Path: utzoo!utgpu!news-server.csri.toronto.edu!cs.utexas.edu!usc!wuarchive!emory!gatech!mcnc!duke!egr.duke.edu!rfk
From: rfk@egr.duke.edu (Robert F. Krick)
Newsgroups: comp.arch
Subject: Re: Smart I-cache?
Message-ID: <1157@cameron.egr.duke.edu>
Date: 1 Nov 90 18:53:57 GMT
References: <2823@crdos1.crd.ge.COM>
Organization: Duke University EE Dept.; Durham, NC
Lines: 47

From article <2823@crdos1.crd.ge.COM>, by davidsen@crdos1.crd.ge.COM 
(Wm E Davidsen Jr):
> 
>   The feature is intelligent I-cache, which only stores instructions
> which are the target of jumps. 
>
> [stuff deleted]
> 
>   If anyone has any info on recent work (if any) I'd like to hear it. If
> there are any good papers I should look up I'd like to see them, too.
> Obviously this must either be harder to do than I think, or provide less
> benefit, or everyone would be doing it.

Although not a "smart I-cache", Dr. Apostolos Dollas (my advisor) and I 
have been working to *eliminate* the performance degradation associated 
with I-cache misses and branch penalties.  To accomplish this, we have 
developed the Sustained Performance Architecture (SPA).  This architecture 
is based on the concept that program flow information (extracted prior to
execution) can be used to identify those basic blocks which are candidates 
for execution within the next n cycles (where n is the number of cycles
of latency for the memory).  The instructions from these basic blocks can 
be prefetched from multiple banks of instruction memory such that the 
required instructions are available when they are needed by the processor.  
(Of course, some instructions will be prefetched unnecessarily, but these 
are not delivered to the processor.)  In essence, SPA leverages information 
available when the program is compiled in order to improve performance.
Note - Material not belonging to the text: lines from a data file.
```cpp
extern "C" int egne_conv2d_f16x3_big_fwd(const egne_conv_desc* dp, const void* wimg, float a_scale, float w_scale, void* stream) {
  EGNE_REQUIRE(dp && wimg, "conv_f16x3_big: null pointer");
  const egne_conv_desc& d = *dp;
  EGNE_REQUIRE(d.nseg == 1 && d.ngroups == 1 && d.stride == 1 && d.pad_mode == 0 && !d.seg[0].scale && !d.seg[0].shift && !d.residual &&
               !d.post_scale, "conv_f16x3_big: unsupported descriptor");
  EGNE_REQUIRE(d.kh >= 1 && d.kw >= 1 && d.kh * d.kw <= 32, "conv_f16x3_big: %d taps (%dx%d): the per-row tap mask holds 32", d.kh * d.kw, d.kh, d.kw);
  const egne_seg& g = d.seg[0];
  EGNE_REQUIRE(g.ptr && g.Cp % 32 == 0 && g.Cp == d.Ktot && ((uintptr_t)g.ptr & 15) == 0 && g.ch_off % 4 == 0 && g.pix_stride % 4 == 0,
               "conv_f16x3_big: input slice (Cp %d Ktot %d)", g.Cp, d.Ktot);
  EGNE_REQUIRE(d.CoutP % 128 == 0 && d.Cout_store <= d.CoutP && d.Cout_store % 4 == 0 && d.out && ((uintptr_t)d.out & 15) == 0 &&
               d.out_ch_off % 4 == 0 && d.out_pix_stride % 4 == 0 && d.out_ch_off + d.Cout_store <= d.out_pix_stride &&
               d.out_pix_stride * 1024 < (1ll << 31) && (!d.bias || ((uintptr_t)d.bias & 15) == 0), "conv_f16x3_big: output");
  const int dd = d.dil[0];
  EGNE_REQUIRE(dd >= 1 && d.H + 2 * d.pad_h * dd - dd * (d.kh - 1) == d.Ho && d.W + 2 * d.pad_w * dd - dd * (d.kw - 1) == d.Wo,
               "conv_f16x3_big: output %dx%d inconsistent with geometry", d.Ho, d.Wo);
  EGNE_REQUIRE(((uintptr_t)wimg & 15) == 0 && a_scale > 0.f && w_scale > 0.f, "conv_f16x3_big: weights / scales");
  EGNE_REQUIRE((g.presplit == 0 || g.presplit == 3) && (d.out_split == 0 || d.out_split == 3),
               "conv_f16x3_big: storage (presplit %d, out_split %d): 0 or 3 (channel-order split pairs)", g.presplit, d.out_split);
  const long long M = (long long)d.B * d.Ho * d.Wo;
  const float os = 1.0f / (a_scale * w_scale);
  hipStream_t st = (hipStream_t)stream;
  if (d.out_split == 3 || g.presplit == 3) {
    EGNE_REQUIRE(d.f16_products != 1 && (d.out_split == 0 || (d.out_split_scale > 0.f && d.Cout_store % 32 == 0 && d.out_ch_off % 32 == 0)) &&
                 (g.presplit == 0 || g.ch_off % 32 == 0), "conv_f16x3_big: split-pair slices are whole 32-channel blocks, three products");
    const bool in3 = g.presplit == 3, out3 = d.out_split == 3;
#define EGNE_BIGP_GO(NBV, PSV)                                                                                                               \
  do {                                                                                                                                      \
    if (!egne::raise_lds((const void*)conv_f16x3_big_kernel<NBV, true, 3, PSV>, 2 * (BM + 128 * NBV) * ROWB))                               \
      return egne::fail(EGNE_ERR_LAUNCH, "conv_f16x3_big: cannot raise the dynamic LDS limit");                                             \
    hipLaunchKernelGGL((conv_f16x3_big_kernel<NBV, true, 3, PSV>), dim3((unsigned)((M + BM - 1) / BM), (unsigned)(d.CoutP / (128 * NBV))),  \
                       dim3(512), 2 * (BM + 128 * NBV) * ROWB, st, d, (const char*)wimg, a_scale, os);                                      \
  } while (0)
    if (d.CoutP % 256 == 0) { if (in3 && out3) EGNE_BIGP_GO(2, 3); else if (in3) EGNE_BIGP_GO(2, 2); else EGNE_BIGP_GO(2, 1); }
    else { if (in3 && out3) EGNE_BIGP_GO(1, 3); else if (in3) EGNE_BIGP_GO(1, 2); else EGNE_BIGP_GO(1, 1); }
#undef EGNE_BIGP_GO
    return egne::check_launch("egne_conv2d_f16x3_big_fwd");
  }
  static const bool m16 = !(getenv("EGNE_BIG_M16") && atoi(getenv("EGNE_BIG_M16")) == 0);
  if (!egne::raise_lds((const void*)conv_f16x3_big_kernel<2, false>, 128 * 1024) || !egne::raise_lds((const void*)conv_f16x3_big_kernel<1, false>, 96 * 1024) ||
      !egne::raise_lds((const void*)conv_f16x3_big_kernel<2, true>, 128 * 1024) || !egne::raise_lds((const void*)conv_f16x3_big_kernel<1, true>, 96 * 1024))
    return egne::fail(EGNE_ERR_LAUNCH, "conv_f16x3_big: cannot raise the dynamic LDS limit");
  if (d.f16_products == 1) {
    if (!egne::raise_lds((const void*)conv_f16x3_big_kernel<2, true, 1>, 128 * 1024) || !egne::raise_lds((const void*)conv_f16x3_big_kernel<1, true, 1>, 96 * 1024))
      return egne::fail(EGNE_ERR_LAUNCH, "conv_f16x3_big: cannot raise the dynamic LDS limit");
    if (d.CoutP % 256 == 0)
      hipLaunchKernelGGL((conv_f16x3_big_kernel<2, true, 1>), dim3((unsigned)((M + BM - 1) / BM), (unsigned)(d.CoutP / 256)), dim3(512), 2 * (BM + 256) * ROWB, st, d, (const char*)wimg, a_scale, os);
    else
      hipLaunchKernelGGL((conv_f16x3_big_kernel<1, true, 1>), dim3((unsigned)((M + BM - 1) / BM), (unsigned)(d.CoutP / 128)), dim3(512), 2 * (BM + 128) * ROWB, st, d, (const char*)wimg, a_scale, os);
    return egne::check_launch("egne_conv2d_f16x3_big_fwd");
  }
  if (d.CoutP % 256 == 0) {
    dim3 grid((unsigned)((M + BM - 1) / BM), (unsigned)(d.CoutP / 256));
    if (m16) hipLaunchKernelGGL((conv_f16x3_big_kernel<2, true>), grid, dim3(512), 2 * (BM + 256) * ROWB, st, d, (const char*)wimg, a_scale, os);
    else hipLaunchKernelGGL((conv_f16x3_big_kernel<2, false>), grid, dim3(512), 2 * (BM + 256) * ROWB, st, d, (const char*)wimg, a_scale, os);
  } else {
    dim3 grid((unsigned)((M + BM - 1) / BM), (unsigned)(d.CoutP / 128));
    if (m16) hipLaunchKernelGGL((conv_f16x3_big_kernel<1, true>), grid, dim3(512), 2 * (BM + 128) * ROWB, st, d, (const char*)wimg, a_scale, os);
    else hipLaunchKernelGGL((conv_f16x3_big_kernel<1, false>), grid, dim3(512), 2 * (BM + 128) * ROWB, st, d, (const char*)wimg, a_scale, os);
  }
  return egne::check_launch("egne_conv2d_f16x3_big_fwd");
}
```

Measured before the change: 2206.

## Add ring-buffered LDS pipeline for presplit-input big f16x3 conv kernel

For presplit input (PS&2), the big f16x3 conv kernel now uses a new main loop. A tiles are double-buffered through direct buffer-to-LDS loads, B (weight) tiles go through a three-slot ring, and B fragments for the next step are read from LDS while the current step's MFMAs run. The aim is to hide global-to-LDS latency and cut register staging. The cost is more LDS per block, which may lower occupancy. raise_lds now also keys its cache per device, which is a correctness fix for multi-GPU use.

```diff
diff --git a/edge-guided-near-eye-image-analysis-for-head-mounted-displays_amd/csrc/common.h b/edge-guided-near-eye-image-analysis-for-head-mounted-displays_amd/csrc/common.h
--- a/edge-guided-near-eye-image-analysis-for-head-mounted-displays_amd/csrc/common.h
+++ b/edge-guided-near-eye-image-analysis-for-head-mounted-displays_amd/csrc/common.h
@@ -2,8 +2,10 @@
 #include <hip/hip_runtime.h>
 #include <cstdarg>
 #include <cstdio>
+#include <map>
 #include <mutex>
 #include <unordered_map>
+#include <utility>
 #include "../../include/egne_hip.h"
 
 static __device__ __attribute__((aligned(256), used)) float egne_zero_page[64] = {0};
@@ -111,15 +113,21 @@
 
 inline bool raise_lds(const void* kern, size_t bytes) {
   static std::mutex mu;
-  static std::unordered_map<const void*, size_t> have;
+  static std::map<std::pair<int, const void*>, size_t> have;
+  int dev = 0;
+  if (hipGetDevice(&dev) != hipSuccess) {
+    (void)hipGetLastError();
+    return false;
+  }
   std::lock_guard<std::mutex> g(mu);
-  auto it = have.find(kern);
+  const auto key = std::make_pair(dev, kern);
+  auto it = have.find(key);
   if (it != have.end() && it->second >= bytes) return true;
   if (hipFuncSetAttribute(kern, hipFuncAttributeMaxDynamicSharedMemorySize, (int)bytes) != hipSuccess) {
     (void)hipGetLastError();
     return false;
   }
-  have[kern] = bytes;
+  have[key] = bytes;
   return true;
 }
 template <typename... K> inline bool raise_lds_all(size_t bytes, K... kern) { return (raise_lds((const void*)kern, bytes) && ...); }
diff --git a/edge-guided-near-eye-image-analysis-for-head-mounted-displays_amd/csrc/conv_f16x3_big.hip b/edge-guided-near-eye-image-analysis-for-head-mounted-displays_amd/csrc/conv_f16x3_big.hip
--- a/edge-guided-near-eye-image-analysis-for-head-mounted-displays_amd/csrc/conv_f16x3_big.hip
+++ b/edge-guided-near-eye-image-analysis-for-head-mounted-displays_amd/csrc/conv_f16x3_big.hip
@@ -126,6 +126,95 @@
   for (int t = 0; t < NTN; ++t) boffs[t] = BM * ROWB + (wn * 32 * NB + t * MB + lr) * ROWB;
   const int sw = ((lr >> 1) + 6) & 7;
 
+  if constexpr ((PS & 2) != 0) {
+    static_assert(M16 && NP == 3, "ring form: 16 x 16 x 32 shape, three products");
+    constexpr int ASLOT = BM * ROWB, BSLOT = BN * ROWB, BBASE = 2 * ASLOT, NVB = 2 * NB;
+    static_assert(BBASE + 3 * BSLOT <= 163840, "LDS budget");
+    int tap_r = 0;
+    auto ring_a = [&](int slot, bool on) {
+      const int dil = p.dil[0];
+      const int tapoff = (((ky_n - p.pad_h) * p.W + (kx_n - p.pad_w)) * dil * (int)sg.pix_stride + c0_n) * 4;
+      char* base = lds + slot * ASLOT + wave * 4096;
+#pragma unroll
+      for (int i = 0; i < 4; ++i) {
+        const bool ok = on && ((tapmask[i] >> tap_r) & 1u);
+        __builtin_amdgcn_raw_ptr_buffer_load_lds(rin, (lds_ptr)(base + i * 1024), 16, ok ? roff[i] + tapoff : (int)OOB, 0, 0, 0);
+      }
+      advance();
+      tap_r = tap_r + 1 == T ? 0 : tap_r + 1;
+    };
+    auto ring_b = [&](int slot, int step) {
+      const int s = step < nsteps ? step : nsteps - 1;
+      char* base = lds + BBASE + slot * BSLOT;
+#pragma unroll
+      for (int j = 0; j < NVB; ++j) {
+        const int blk = wave * NVB + j;
+        __builtin_amdgcn_raw_ptr_buffer_load_lds(rw, (lds_ptr)(base + blk * 1024), 16, wvoff, s * BSLOT + blk * 1024, 0, 0);
+      }
+    };
+    const int ch = ((2 * kg) ^ sw) << 4, cl = ((2 * kg + 1) ^ sw) << 4;
+    const int a_lane = (wm * 128 + lr) * ROWB, b_lane = BBASE + (wn * 32 * NB + lr) * ROWB;
+    auto read_a = [&](h8* h, h8* l, int slot, int half) {
+      const char* base = lds + slot * ASLOT + a_lane + half * 64 * ROWB;
+#pragma unroll
+      for (int t = 0; t < 4; ++t) {
+        l[t] = *(const h8*)(base + t * 16 * ROWB + cl);
+        h[t] = *(const h8*)(base + t * 16 * ROWB + ch);
+      }
+    };
+    auto read_b1 = [&](h8* h, h8* l, int slot, int t) {
+      const char* base = lds + slot * BSLOT + b_lane + t * 16 * ROWB;
+      h[t] = *(const h8*)(base + ch);
+      l[t] = *(const h8*)(base + cl);
+    };
+    auto mfma_block = [&](const h8* ah, const h8* al, const h8* bh, const h8* bl, int half, int t) {
+#pragma unroll
+      for (int tn = 0; tn < NTN; ++tn) {
+        acc_t& c = acc[half * 4 + t][tn];
+        c = __builtin_amdgcn_mfma_f32_16x16x32_f16(bh[tn], al[t], c, 0, 0, 0);
+        c = __builtin_amdgcn_mfma_f32_16x16x32_f16(bl[tn], ah[t], c, 0, 0, 0);
+        c = __builtin_amdgcn_mfma_f32_16x16x32_f16(bh[tn], ah[t], c, 0, 0, 0);
+      }
+    };
+
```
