# edwindn/rl-agent-for-qubit-array-tuning

Hardware: AMD Instinct MI355X
Metric: env steps/sec (batched 8-dot 64x64 CSD solves) (higher is better)
Workload: dtype f64; 1 GPU; 8-dot array, 4096 parallel envs per GPU, 64x64 CSD, deterministic physics (latching/noise off), 50-step episodes, staggered phases: 820 episode resets (new device + first observation) inside the timed region, synthetic CNN outputs; n_dots=8, envs_per_gpu=4096, resolution=64

## Files before the change

### __graft_entry__.py

```python
import os
import subprocess
import sys

ROOT = os.path.dirname(os.path.abspath(__file__))
PKG = os.path.join(ROOT, "rl-agent-for-qubit-array-tuning_amd")
for _p in (PKG, os.path.join(ROOT, "oracle"), os.path.join(ROOT, "tests")):
    if _p not in sys.path:
        sys.path.insert(0, _p)


def build() -> None:
    csrc = os.path.join(PKG, "csrc")
    subprocess.check_call(["make", "-C", csrc, "libqdsim.so"])
    subprocess.check_call(["make", "-C", os.path.join(ROOT, "tests", "hosttest"), "libqdsim_hosttest.so", "qd_scratch_asan"])
    subprocess.check_call(["make", "-C", os.path.join(ROOT, "tests", "hosttest_wave"), "libqdsim_hosttest_wave.so"])
    subprocess.check_call(["make", "-C", os.path.join(ROOT, "tests", "hosttest_gs"), "libqdsim_hosttest_gs.so"])
    subprocess.check_call(["make", "-C", os.path.join(ROOT, "tests", "hosttest_prune"), "libqdsim_hosttest_prune.so"])
    subprocess.check_call(["make", "-C", os.path.join(ROOT, "tests", "hosttest_points"), "libqdsim_hosttest_points.so"])
    subprocess.check_call(["make", "-C", os.path.join(ROOT, "tests", "hosttest_latch"), "libqdsim_hosttest_latch.so"])
    subprocess.check_call(["make", "-C", os.path.join(ROOT, "tests", "hosttest_scan"), "libqdsim_hosttest_scan.so"])
    subprocess.check_call(["make", "-C", os.path.join(ROOT, "tests", "hosttest_affine"), "libqdsim_hosttest_affine.so"])
    subprocess.check_call(["make", "-C", os.path.join(ROOT, "tests", "hosttest_line"), "libqdsim_hosttest_line.so"])
    subprocess.check_call(["make", "-C", os.path.join(ROOT, "tests", "hosttest_grid"), "libqdsim_hosttest_grid.so", "qd_grid_asan"])
    subprocess.check_call(["make", "-C", os.path.join(ROOT, "tests", "hosttest_tile"), "libqdsim_hosttest_tile.so", "qd_tile_asan"])
    subprocess.check_call(["make", "-C", os.path.join(ROOT, "tests", "hosttest_insert"), "all", "qd_insert_asan"])
    subprocess.check_call(["make", "-C", os.path.join(ROOT, "tests", "hosttest_closed"), "libqdsim_hosttest_closed.so", "qd_closed_asan"])
    subprocess.check_call(["make", "-C", os.path.join(ROOT, "tests", "hosttest_levels"), "libqdsim_hosttest_levels.so", "qd_levels_asan"])
    subprocess.check_call(["make", "-C", os.path.join(ROOT, "tests", "hosttest_thermal"), "libqdsim_hosttest_thermal.so", "qd_thermal_asan"])
    subprocess.check_call(["make", "-C", os.path.join(ROOT, "tests", "hosttest_thermal_blocks"), "libqdsim_hosttest_thermal_blocks.so",
                           "qd_thermal_blocks_asan"])
    subprocess.check_call(["make", "-C", os.path.join(ROOT, "tests", "hosttest_levels_blocks"), "libqdsim_hosttest_levels_blocks.so",
                           "qd_levels_blocks_asan"])
    subprocess.check_call(["make", "-C", os.path.join(ROOT, "tests", "hosttest_response"), "libqdsim_hosttest_response.so",
                           "qd_response_asan"])
    subprocess.check_call(["make", "-C", os.path.join(ROOT, "tests", "hosttest_response_blocks"), "libqdsim_hosttest_response_blocks.so",
                           "qd_response_blocks_asan"])
    subprocess.check_call(["make", "-C", os.path.join(ROOT, "tests", "gputest_eig"), "libqdsim_gputest_eig.so"])
    subprocess.check_call(["make", "-C", os.path.join(ROOT, "tests", "gputest_thermal_blocks"), "libqdsim_gputest_thermal_blocks.so"])
    subprocess.check_call(["make", "-C", os.path.join(ROOT, "tests", "gputest_levels_blocks"), "libqdsim_gputest_levels_blocks.so"])
    subprocess.check_call(["make", "-C", os.path.join(ROOT, "tests", "gputest_response"), "libqdsim_gputest_response.so"])
    subprocess.check_call(["make", "-C", os.path.join(ROOT, "tests", "gputest_response_blocks"), "libqdsim_gputest_response_blocks.so"])
    subprocess.check_call(["make", "-C", os.path.join(ROOT, "oracle"), "libqdoracle.so"])
    import qadapt_hip
    from qadapt_hip import _lib
    L = _lib.lib()
    missing = [n for n in _lib.EXPORTS + _lib.EXPORTS_WITH_DIGITS if not hasattr(L, n)]
    if missing:
        raise RuntimeError(f"libqdsim.so lacks symbols: {missing}")


def smoke() -> None:
    import numpy as np
    import torch
    import qd_oracle as O
    import helpers as H
    from qadapt_hip.vec_env import VecQuantumDeviceEnv, SyntheticCapacitanceModel

    assert torch.cuda.is_available(), "smoke() needs the MI355X"
    N, R, B, seed = 4, 16, 2, 2024
    env = VecQuantumDeviceEnv(B, num_dots=N, resolution=R, seed=seed, validate=True,
                              capacitance_model=SyntheticCapacitanceModel(3))
    rng = np.random.default_rng(0)
    C = N - 1
    v0 = rng.normal(0, 0.1, (B, C, 3)).astype(np.float32); l0 = rng.uniform(-6, -2, (B, C, 3)).astype(np.float32)
    obs = env.reset(cnn_outputs=(torch.as_tensor(v0).cuda(), torch.as_tensor(l0).cuda()))
    act = rng.uniform(-1, 1, (B, 2 * N - 1)).astype(np.float32)
    v1 = rng.normal(0, 0.1, (B, C, 3)).astype(np.float32); l1 = rng.uniform(-6, -2, (B, C, 3)).astype(np.float32)
    obs, rew, term, trunc = env.step(torch.as_tensor(act).cuda(),
                                     cnn_outputs=(torch.as_tensor(v1).cuda(), torch.as_tensor(l1).cuda()))
    img = obs["image"].cpu().numpy()
    raw, _ = env.raw()
    for e in range(B):
        oe = O.OracleEnv(N, R)
        oe.reset(O.sample_episode(np.random.default_rng(seed + e), N), v0[e], l0[e])
        oobs, (gr, br), _, _ = oe.step(act[e, :N], act[e, N:], v1[e], l1[e])
        r = rew[e].cpu().numpy()
        assert np.allclose(r[:N], gr, rtol=1e-9) and np.allclose(r[N:], br, rtol=1e-9), "reward mismatch"
        H.image_parity(oe, img[e], raw[e])
    env.close()
    print("smoke ok: 4-dot 16x16 batched step matches the oracle")


if __name__ == "__main__":
    build()
    if len(sys.argv) > 1 and sys.argv[1] == "smoke":
        smoke()
```

### rl-agent-for-qubit-array-tuning_amd/csrc/qd_tile.h

```cpp
#pragma once
#include "qd_pixel.h"
#include "qd_groundstate.h"

#define QD_FL_BIAS 0x7FFF
QD_HD bool qd_fl_packable(int fl) { return (unsigned)fl <= (unsigned)QD_FL_BIAS; }
QD_HD uint32_t qd_fl_pack(int fl) { return (uint32_t)fl | ((uint32_t)(QD_FL_BIAS - fl) << 16); }
QD_HD uint32_t qd_fl_pkmin(uint32_t a, uint32_t b) {
#if defined(__HIP_DEVICE_COMPILE__)
    typedef unsigned short u16x2 __attribute__((ext_vector_type(2)));
    return __builtin_bit_cast(uint32_t, __builtin_elementwise_min(__builtin_bit_cast(u16x2, a), __builtin_bit_cast(u16x2, b)));
#else
    const uint32_t la = a & 0xFFFFu, lb = b & 0xFFFFu, ha = a >> 16, hb = b >> 16;
    return (la < lb ? la : lb) | ((ha < hb ? ha : hb) << 16);
#endif
}
QD_HD void qd_fl_unpack(uint32_t w, int& mn, int& mx) { mn = (int)(w & 0xFFFFu); mx = QD_FL_BIAS - (int)(w >> 16); }

#ifndef QD_TILE_RESCAN8
#define QD_TILE_RESCAN8 1
#endif
template <int KC, bool FILL, bool RESCAN8 = (QD_TILE_RESCAN8 != 0)>
QD_HD void qd_tile_select(int nS, int nSfront, int scap, const uint32_t* scode, const double* sD, const double* sa, const double* sb,
                          double xs, double ys, uint32_t blo, uint32_t bhi, double* ke, uint16_t* kid,
                          double& maxE_out, int& maxS_out, int& maxG_out, int& count_out, double& eout_out) {
    constexpr int NG = KC / 8;
    double gE[4] = {-INFINITY, -INFINITY, -INFINITY, -INFINITY}; int gS[4] = {0, 8, 16, 24};
    double maxE = -INFINITY; int maxS = 0, maxG = 0, count = 0;
    double eout = INFINITY;
    int si0 = 0, nfree = 0;
    if (FILL && nSfront >= KC) {
#pragma unroll
        for (int g = 0; g < NG; ++g) {
            double me = -INFINITY; int ms = g * 8;
#pragma unroll
            for (int t = 0; t < 8; ++t) {
                const int s = g * 8 + t;
                const double en = fma(xs, sa[s], fma(ys, sb[s], sD[s]));
                ke[s * 64] = en; kid[s * 64] = (uint16_t)s;
                if (en > me) { me = en; ms = s; }
            }
            gE[g] = me; gS[g] = ms;
        }
        maxE = gE[0]; maxS = gS[0]; maxG = 0;
#pragma unroll
        for (int g = 1; g < NG; ++g) if (gE[g] > maxE) { maxE = gE[g]; maxS = gS[g]; maxG = g; }
        count = KC; si0 = KC; nfree = nSfront;
    }
    for (int si = si0; si < nS; ++si) {
        const int s = si < nSfront ? si : scap - 1 - (si - nSfront);
        const uint32_t code = scode[s];
        const bool valid = (si < nfree) ||
                           (((((code | 0x88888888u) - blo) & 0x88888888u) == 0x88888888u) &&
                            ((((bhi | 0x88888888u) - code) & 0x88888888u) == 0x88888888u));
        const double en = fma(xs, sa[s], fma(ys, sb[s], sD[s]));
        if (!valid) continue;
        if (count < KC) {
            ke[count * 64] = en; kid[count * 64] = (uint16_t)s;
            count++;
            if (count == KC) {
#pragma unroll
                for (int g = 0; g < NG; ++g) {
                    double me = -INFINITY; int ms = g * 8;
#pragma unroll
                    for (int t = 0; t < 8; ++t) { const double v = ke[(g * 8 + t) * 64]; if (v > me) { me = v; ms = g * 8 + t; } }
                    gE[g] = me; gS[g] = ms;
                }
                maxE = gE[0]; maxS = gS[0]; maxG = 0;
#pragma unroll
                for (int g = 1; g < NG; ++g) if (gE[g] > maxE) { maxE = gE[g]; maxS = gS[g]; maxG = g; }
            }
        } else if (en < maxE) {
            eout = fmin(eout, maxE);
            ke[maxS * 64] = en; kid[maxS * 64] = (uint16_t)s;
            {
                double me = -INFINITY; int ms = maxG * 8;
                if constexpr (RESCAN8) {
                    double v[8];
#pragma unroll
                    for (int t = 0; t < 8; ++t) v[t] = ke[(maxG * 8 + t) * 64];
#if defined(__HIP_DEVICE_COMPILE__)
                    __builtin_amdgcn_sched_barrier(0);
#endif
#pragma unroll
                    for (int t = 0; t < 8; ++t) if (v[t] > me) { me = v[t]; ms = maxG * 8 + t; }
                } else {
#pragma unroll
                    for (int t = 0; t < 8; ++t) { const double v = ke[(maxG * 8 + t) * 64]; if (v > me) { me = v; ms = maxG * 8 + t; } }
                }
#pragma unroll
                for (int g = 0; g < NG; ++g) if (g == maxG) { gE[g] = me; gS[g] = ms; }
            }
            maxE = gE[0]; maxS = gS[0]; maxG = 0;
#pragma unroll
            for (int g = 1; g < NG; ++g) if (gE[g] > maxE) { maxE = gE[g]; maxS = gS[g]; maxG = g; }
        } else {
            eout = fmin(eout, en);
        }
    }
    maxE_out = maxE; maxS_out = maxS; maxG_out = maxG; count_out = count; eout_out = eout;
}

#if defined(__HIPCC__)

#ifndef QD_TILE_PG_INTERLEAVED
#define QD_TILE_PG_INTERLEAVED 1
#endif
#ifndef QD_TILE_DPP
#define QD_TILE_DPP 1
#endif
#ifndef QD_TILE_FILL
#define QD_TILE_FILL 1
#endif

#ifndef QD_T_FCAP
#define QD_T_FCAP 832
#endif
#ifndef QD_T_SCAP
#define QD_T_SCAP 383
#endif
#define QD_T_REDO (-1)

struct QdTileLds {
    double m[QD_MAXN], g[QD_MAXN], lamx[QD_MAXN], lamy[QD_MAXN], tail[QD_MAXN], sla[QD_MAXN], slb[QD_MAXN], q[QD_MAXN];
    int lo[QD_MAXN], nd[QD_MAXN], cg[QD_MAXN];
    int optval[QD_MAXN][4];
    union {
        struct { double pn[2][QD_T_FCAP]; uint32_t code[2][QD_T_FCAP]; } f;
        struct { double e[QD_K][64]; uint16_t id[QD_K][64]; } k;
    } u;
    double sD[QD_T_SCAP], sa[QD_T_SCAP], sb[QD_T_SCAP];
    uint32_t scode[QD_T_SCAP];
#if defined(QD_TILE_PAD_LDS)
    char pad[QD_TILE_PAD_LDS];
#endif
};
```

Since the program flow information is extracted prior to execution, SPA 
cannot *improve* the performance for branches which have dynamically 
defined targets (i.e. jmp r2).  With the notable exception of subroutine
returns which SPA can handle without any loss in performance, the degradation
associated with this class of branch instructions is insignificant ( << 1%),
because these instructions are sufficiently rare in compiled code from 
languages such as FORTRAN and C.

We have developed a working `proof of concept' prototype.  In addition, 
we have applied for patent protection in both the USA and Japan.  If you 
would like more details about this architecture, please see our article 
in the December '89 issue of the ACM "Computer Architecture News".  Based
on demand, I will make additional technical reports available via ftp.

========================================================================
Robert F. Krick; Dept. of Elec. Eng.; Duke University; Durham, NC  27706
    Internet:  rfk@cameron.egr.duke.edu 	AT&T: (919)660-5268

	  "When the branching gets conditional, the prefetching 
	   gets tough, and the tough get going!"